The second song, "Disorder in the House," on which Bruce Springsteen shares vocals, is a raucous, rocking extended metaphor on the woes of being house-bound with illness. Zevon was already zombified by morphine when this was recorded, so it might have made more sense to allow Springsteen to take the lead vocal line and have Zevon's weakened one bounce in and out as it suited him, but the reverse was done. It's still fun. Play it loud.

The next song is a by-the-numbers remake of Dylan's "Knocking on Heaven's Door." Maybe this was as ironic as it gets.

"Numb as a Statue," might be drawn from Zevon's long-ago fight with alcoholism, or perhaps "I'm gonna beg, borrow, or steal some feelings from you/ so I can have some feelings too" is a reference to the pain- and brain-numbing cancer medications. A straightforward rocker, the song features some meaty work from Jackson Browne's lapsteel guitarist David Lindley.

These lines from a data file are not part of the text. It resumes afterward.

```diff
@@ -224,27 +236,28 @@
   VH_DTICK_INIT;
 
   {
-    constexpr int NLD = (T::IH * T::DW + 255) / 256;
-    uint32_t stg[NLD];
-    bool inside[NLD];
+    constexpr int NLD = (T::IH * T::NC + 255) / 256;
+    typedef uint32_t u32x4a4 __attribute__((ext_vector_type(4), aligned(4)));
+    typedef uint32_t u32x4 __attribute__((ext_vector_type(4)));
+    const uint32_t last = (uint32_t)g.Hm * (uint32_t)g.bplm - 16u;
+    u32x4 stg[NLD];
 #pragma unroll
     for (int32_t i = 0; i < NLD; i++) {
-      const int32_t k = min(tid + 256 * i, T::IH * T::DW - 1);
-      const int32_t r = k / T::DW, c = k - r * T::DW;
-      const int32_t gy = iy0 + r, gx = ax0 + 4 * c;
-      stg[i] = *(const uint32_t *)(I + (int64_t)min(gy, g.Hm - 1) * g.bplm + min(gx, g.bplm - 4));
-      inside[i] = gy < g.Hm && gx < g.bplm;
+      const int32_t k = min(tid + 256 * i, T::IH * T::NC - 1);
+      const int32_t r = k / T::NC, c = k - r * T::NC;
+      stg[i] = *(const u32x4a4 *)(I + min((uint32_t)(iy0 + r) * (uint32_t)g.bplm + (uint32_t)(ax0 + 16 * c), last));
     }
     __builtin_amdgcn_sched_barrier(0);
 #pragma unroll
     for (int32_t i = 0; i < NLD; i++) {
       const int32_t k = tid + 256 * i;
-      if (k < T::IH * T::DW) ((uint32_t *)sI)[k] = inside[i] ? stg[i] : 0u;
+      if (k < T::IH * T::NC) ((u32x4 *)sI)[k] = stg[i];
     }
   }
   __syncthreads();
 
   VH_DTICK(0);
+  VH_DET_STOP(1);
   if (tid < T::G * T::SEG) {
     constexpr int PX = T::PX, NR = PX / 2;
     const int32_t seg = tid / T::G, gq = tid - seg * T::G;
@@ -311,6 +324,7 @@
   }
   __syncthreads();
   VH_DTICK(1);
+  VH_DET_STOP(2);
 
   const int32_t xlim = min(max((g.Wm - 1 - VH_MARGIN) - fx0, 0), T::FW - 1);
   const int32_t ylim = min(max((g.Hm - 1 - VH_MARGIN) - fy0, 0), T::FH - 1);
@@ -318,21 +332,22 @@
   const int32_t bx = bx0 + lbx, by = by0 + lby;
   const bool have_block = bx < g.nbx && by < g.nby;
   const int32_t fx = N + lbx * N1, fy = N + lby * N1;
-  constexpr bool PACKED = (N & 1) != 0;
   uint32_t *sQueue = (uint32_t *)sX;
   uint16_t *sCode = (uint16_t *)(sQueue + 1024);
-  __shared__ int32_t sQueueN[2];
-  if (tid < 2) sQueueN[tid] = 0;
+  __shared__ uint32_t sQueueN;
+  if (tid == 0) sQueueN = 0;
   ((uint2 *)sCode)[tid] = make_uint2(VH_NO_CODE * 0x00010001u, VH_NO_CODE * 0x00010001u);
   __syncthreads();
   {
     typedef int16_t i16x2 __attribute__((ext_vector_type(2)));
     const int32_t lane = tid & 63;
+    bool cand[4];
+    uint32_t ext[4];
 #pragma unroll
     for (int32_t plane = 0; plane < 2; plane++) {
       const int16_t *b = (plane ? sF2 : sF1) + fy * T::FP + fx + T::OFF;
-      int32_t vn, vx, pn = 0, px = 0;
-      if (PACKED) {
+      int32_t vn, vx;
+      if (N & 1) {
         const i16x2 *bw = (const i16x2 *)b;
         i16x2 mn = bw[0], mx = mn;
 #pragma unroll
@@ -348,89 +363,97 @@
         vn = min((int32_t)mn.x, (int32_t)mn.y);
         vx = max((int32_t)mx.x, (int32_t)mx.y);
       } else {
-        uint32_t kmin = 0xFFFFFFFFu, kmax = 0u;
-#pragma unroll
-        for (int32_t j = 0; j < N1; j++) {
-#pragma unroll
-          for (int32_t i = 0; i < N1; i++) {
-            const uint32_t cur = (uint32_t)(uint16_t)b[j * T::FP + i], kk = (uint32_t)((j << 3) | i);
-            kmin = min(kmin, (cur << 6) + kk);
-            kmax = max(kmax, (cur << 6) + (63u - kk));
-          }
+        vn = vx = b[0];
+#pragma unroll
+        for (int32_t k = 1; k < N1 * N1; k++) {
+          const int32_t cur = b[(k / N1) * T::FP + k % N1];
+          vn = min(vn, cur);
+          vx = max(vx, cur);
         }
-        vn = (int32_t)(kmin >> 6); pn = (int32_t)(kmin & 63u);
-        vx = (int32_t)(kmax >> 6); px = 63 - (int32_t)(kmax & 63u);
-      }
-#pragma unroll
-      for (int32_t mm = 0; mm < 2; mm++) {
-        const bool cand = have_block && (mm ? vx >= T::BIAS + g.tau : vn <= T::BIAS - g.tau);
-        const uint32_t payload = PACKED ? (uint32_t)(mm ? vx : vn) : (uint32_t)(mm ? px : pn);
-        const uint64_t bal = __ballot(cand);
-        if (bal) {
-          int32_t base = 0;
-          if (lane == 0) base = atomicAdd(&sQueueN[mm], (int32_t)__popcll(bal));
-          base = __builtin_amdgcn_readfirstlane(base);
-          const int32_t rank = (int32_t)__builtin_amdgcn_mbcnt_hi((uint32_t)(bal >> 32), __builtin_amdgcn_mbcnt_lo((uint32_t)bal, 0u));
-          if (cand) sQueue[mm * 512 + base + rank] = (uint32_t)tid | ((uint32_t)(2 * plane + mm) << 8) | (payload << 16);
+      }
+      cand[2 * plane] = have_block && vn <= T::BIAS - g.tau;
+      cand[2 * plane + 1] = have_block && vx >= T::BIAS + g.tau;
+      ext[2 * plane] = (uint32_t)vn;
+      ext[2 * plane + 1] = (uint32_t)vx;
+    }
+    uint64_t bal[4];
+#pragma unroll
+    for (int32_t t = 0; t < 4; t++) bal[t] = __ballot(cand[t]);
+    const uint32_t n0 = (uint32_t)__popcll(bal[0]), n1 = (uint32_t)__popcll(bal[1]);
+    const uint32_t add = (n0 + (uint32_t)__popcll(bal[2])) | ((n1 + (uint32_t)__popcll(bal[3])) << 16);
+    if (add) {
+      uint32_t base = 0;
+      if (lane == 0) base = atomicAdd(&sQueueN, add);
+      base = __builtin_amdgcn_readfirstlane(base);
+#pragma unroll
+      for (int32_t t = 0; t < 4; t++) {
+        const int32_t mm = t & 1;
+        const uint32_t first = ((base >> (16 * mm)) & 0xFFFFu) + (t >= 2 ? (mm ? n1 : n0) : 0u);
+        const uint32_t rank = __builtin_amdgcn_mbcnt_hi((uint32_t)(bal[t] >> 32), __builtin_amdgcn_mbcnt_lo((uint32_t)bal[t], 0u));
+        if (cand[t]) sQueue[mm * 512 + first + rank] = (uint32_t)tid | ((uint32_t)t << 8) | (ext[t] << 16);
+      }
+    }
+  }
+  __syncthreads();
+  VH_DTICK(2);
+  VH_DET_STOP(3);
+  {
+    const int32_t n0 = (int32_t)(sQueueN & 0xFFFFu), ntot = n0 + (int32_t)(sQueueN >> 16);
+    const bool unclipped = xlim == T::FW - 1 && ylim == T::FH - 1;
+    auto check = [&](auto kind, auto no_clip, int32_t e) {
+      const uint32_t q = sQueue[e < n0 ? e : 512 + e - n0];
+      const int32_t owner = q & 255, type = (q >> 8) & 3;
+      const int32_t ofy = N + (owner / T::TBX) * N1, ofx = N + (owner % T::TBX) * N1;
+      const int16_t *F = ((type & 2) ? sF2 : sF1) + T::OFF;
+      const int32_t val = (int32_t)(q >> 16);
+      const int16_t *bb = F + ofy * T::FP + ofx;
+      int32_t pos = (N << 6) | N;
+#pragma unroll
+      for (int32_t idx = N1 * N1 - 2; idx >= 0; idx--)
+        pos = bb[(idx / N1) * T::FP + idx % N1] == val ? (((idx / N1) << 6) | (idx % N1)) : pos;
+      const int32_t bj = pos >> 6, bi = pos & 63;
+      const int32_t cy = ofy + bj, cx = ofx + bi;
+      int32_t v[WN * WN];
+      if (decltype(no_clip)::value) {
+        const int16_t *w = F + (cy - N) * T::FP + (cx - N);
+#pragma unroll
+        for (int32_t j = 0; j < WN; j++)
+#pragma unroll
+          for (int32_t k = 0; k < WN; k++) v[j * WN + k] = w[j * T::FP + k];
+      } else {
+        int32_t col[WN];
+#pragma unroll
+        for (int32_t k = 0; k < WN; k++) col[k] = min(cx - N + k, xlim);
+#pragma unroll
+        for (int32_t j = 0; j < WN; j++) {
+          const int16_t *row = F + min(cy - N + j, ylim) * T::FP;
+#pragma unroll
+          for (int32_t k = 0; k < WN; k++) v[j * WN + k] = row[col[k]];
         }
       }
-    }
-  }
-  __syncthreads();
-  VH_DTICK(2);
-  {
-    const int32_t mm = __builtin_amdgcn_readfirstlane(tid >> 7);
-    const int32_t nq = sQueueN[mm];
-    const bool unclipped = xlim == T::FW - 1 && ylim == T::FH - 1;
-    auto check = [&](auto is_max, auto no_clip) {
-      for (int32_t e = tid & 127; e < nq; e += 128) {
-        const uint32_t q = sQueue[mm * 512 + e];
-        const int32_t owner = q & 255, type = (q >> 8) & 3;
-        const int32_t ofy = N + (owner / T::TBX) * N1, ofx = N + (owner % T::TBX) * N1;
-        const int16_t *F = ((type & 2) ? sF2 : sF1) + T::OFF;
-        int32_t bj = 0, bi = 0;
-        if (PACKED) {
-          const int32_t val = (int32_t)(q >> 16);
-          const int16_t *bb = F + ofy * T::FP + ofx;
-#pragma unroll
-          for (int32_t idx = N1 * N1 - 1; idx >= 0; idx--) {
-            const bool eq = bb[(idx / N1) * T::FP + idx % N1] == val;
-            bj = eq ? idx / N1 : bj; bi = eq ? idx % N1 : bi;
-          }
-        } else {
-          bj = (q >> 19) & 7; bi = (q >> 16) & 7;
-        }
-        const int32_t cy = ofy + bj, cx = ofx + bi;
-        int32_t v[WN * WN];
-        if (decltype(no_clip)::value) {
-          const int16_t *w = F + (cy - N) * T::FP + (cx - N);
-#pragma unroll
-          for (int32_t j = 0; j < WN; j++)
-#pragma unroll
-            for (int32_t k = 0; k < WN; k++) v[j * WN + k] = w[j * T::FP + k];
-        } else {
-          int32_t col[WN];
-#pragma unroll
-          for (int32_t k = 0; k < WN; k++) col[k] = min(cx - N + k, xlim);
-#pragma unroll
-          for (int32_t j = 0; j < WN; j++) {
-            const int16_t *row = F + min(cy - N + j, ylim) * T::FP;
-#pragma unroll
-            for (int32_t k = 0; k < WN; k++) v[j * WN + k] = row[col[k]];
-          }
-        }
-        const int32_t centre = v[N * WN + N];
-        int32_t ext = centre;
-#pragma unroll
-        for (int32_t k = 0; k < WN * WN; k++) ext = decltype(is_max)::value ? max(ext, v[k]) : min(ext, v[k]);
-        if (ext == centre) sCode[owner * 4 + type] = (uint16_t)((bj << 6) | bi);
-      }
+      const int32_t centre = v[N * WN + N];
+      int32_t emin = centre, emax = centre;
+#pragma unroll
+      for (int32_t k = 0; k < WN * WN; k++) {
+        if (decltype(kind)::value != 1) emin = min(emin, v[k]);
+        if (decltype(kind)::value != 0) emax = max(emax, v[k]);
+      }
+      const int32_t ext = decltype(kind)::value == 0 ? emin : decltype(kind)::value == 1 ? emax : ((type & 1) ? emax : emin);
+      if (ext == centre) sCode[owner * 4 + type] = (uint16_t)((bj << 6) | bi);
     };
-    if (mm) { if (unclipped) check(std::true_type{}, std::true_type{}); else check(std::true_type{}, std::false_type{}); }
-    else { if (unclipped) check(std::false_type{}, std::true_type{}); else check(std::false_type{}, std::false_type{}); }
+    typedef std::integral_constant<int, 0> KMin;
+    typedef std::integral_constant<int, 1> KMax;
+    typedef std::integral_constant<int, 2> KBoth;
+    for (int32_t e = tid; e < ntot; e += 256) {
+      const int32_t e0 = __builtin_amdgcn_readfirstlane(e & ~63);
+      if (e0 + 63 < n0) { if (unclipped) check(KMin{}, std::true_type{}, e); else check(KMin{}, std::false_type{}, e); }
+      else if (e0 >= n0) { if (unclipped) check(KMax{}, std::true_type{}, e); else check(KMax{}, std::false_type{}, e); }
+      else { if (unclipped) check(KBoth{}, std::true_type{}, e); else check(KBoth{}, std::false_type{}, e); }
+    }
   }
   __syncthreads();
   VH_DTICK(3);
+  VH_DET_STOP(4);
   uint32_t codes[4];
   {
     const uint2 cw = ((const uint2 *)sCode)[tid];
```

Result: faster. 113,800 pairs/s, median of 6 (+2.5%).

Next is the prettiest song on the CD. "She's Too Good For Me" is about as sincerely self-deprecating as a pop star can get. Zevon's faltering voice on this one should put a lump in your throat.

The hauntingly beautiful "Prison Grove" follows. When Zevon sings "Dug in, hunkered down/hours race without a sound," and Ry Cooder's murky slide guitar growls under the vocals, if a shiver doesn't skitter down your spine, you better get a doctor to check your own pulse.

"El Amor De Mi Vida," the next song, doesn't work. Zevon's falsetto is too weak to carry the tune, and frankly, the lyrics are unconvincing.

Zevon's wonderful sense of irony infuses the next number, "The Rest of the Night." Zevon the vocalist, aping any number of previous party-all-night-long-songs, mindlessly wails "You wanna go home? Why honey? When?/ We may never get this chance again." But we know what the dying lyricist Zevon really means by "the rest of the night." Tom Petty amuses himself shouting the back-up vocals.

Another slow number follows. "Please Stay," is appropriately aching vocally (though Zevon's failing falsetto sometimes grates), but the instrumentation drags rather than marches and the effect is tiring.

On the penultimate song of the album, "Rub Me Raw," Joe Walsh's characteristic slide guitar is somewhat uninspired. But when Zevon howls "Oh no, these blues are gonna rub me raw/ every single cure is against the law," it gets down in your bones.

On the final song, "Keep Me in Your Heart for a While," the instrumentation is sparse, suiting the simplicity of the lyrics. It's an affecting farewell.

There are no true standout tracks, no magnificent ballads like "Carmelita," no macabre laughers like "Werewolves of London," on The Wind. But the songs that are on it, from start to finish, are sturdy representations of Zevon's talents as a songwriter. Somebody else will probably make a hit out of one or two. Which is testament enough to Zevon.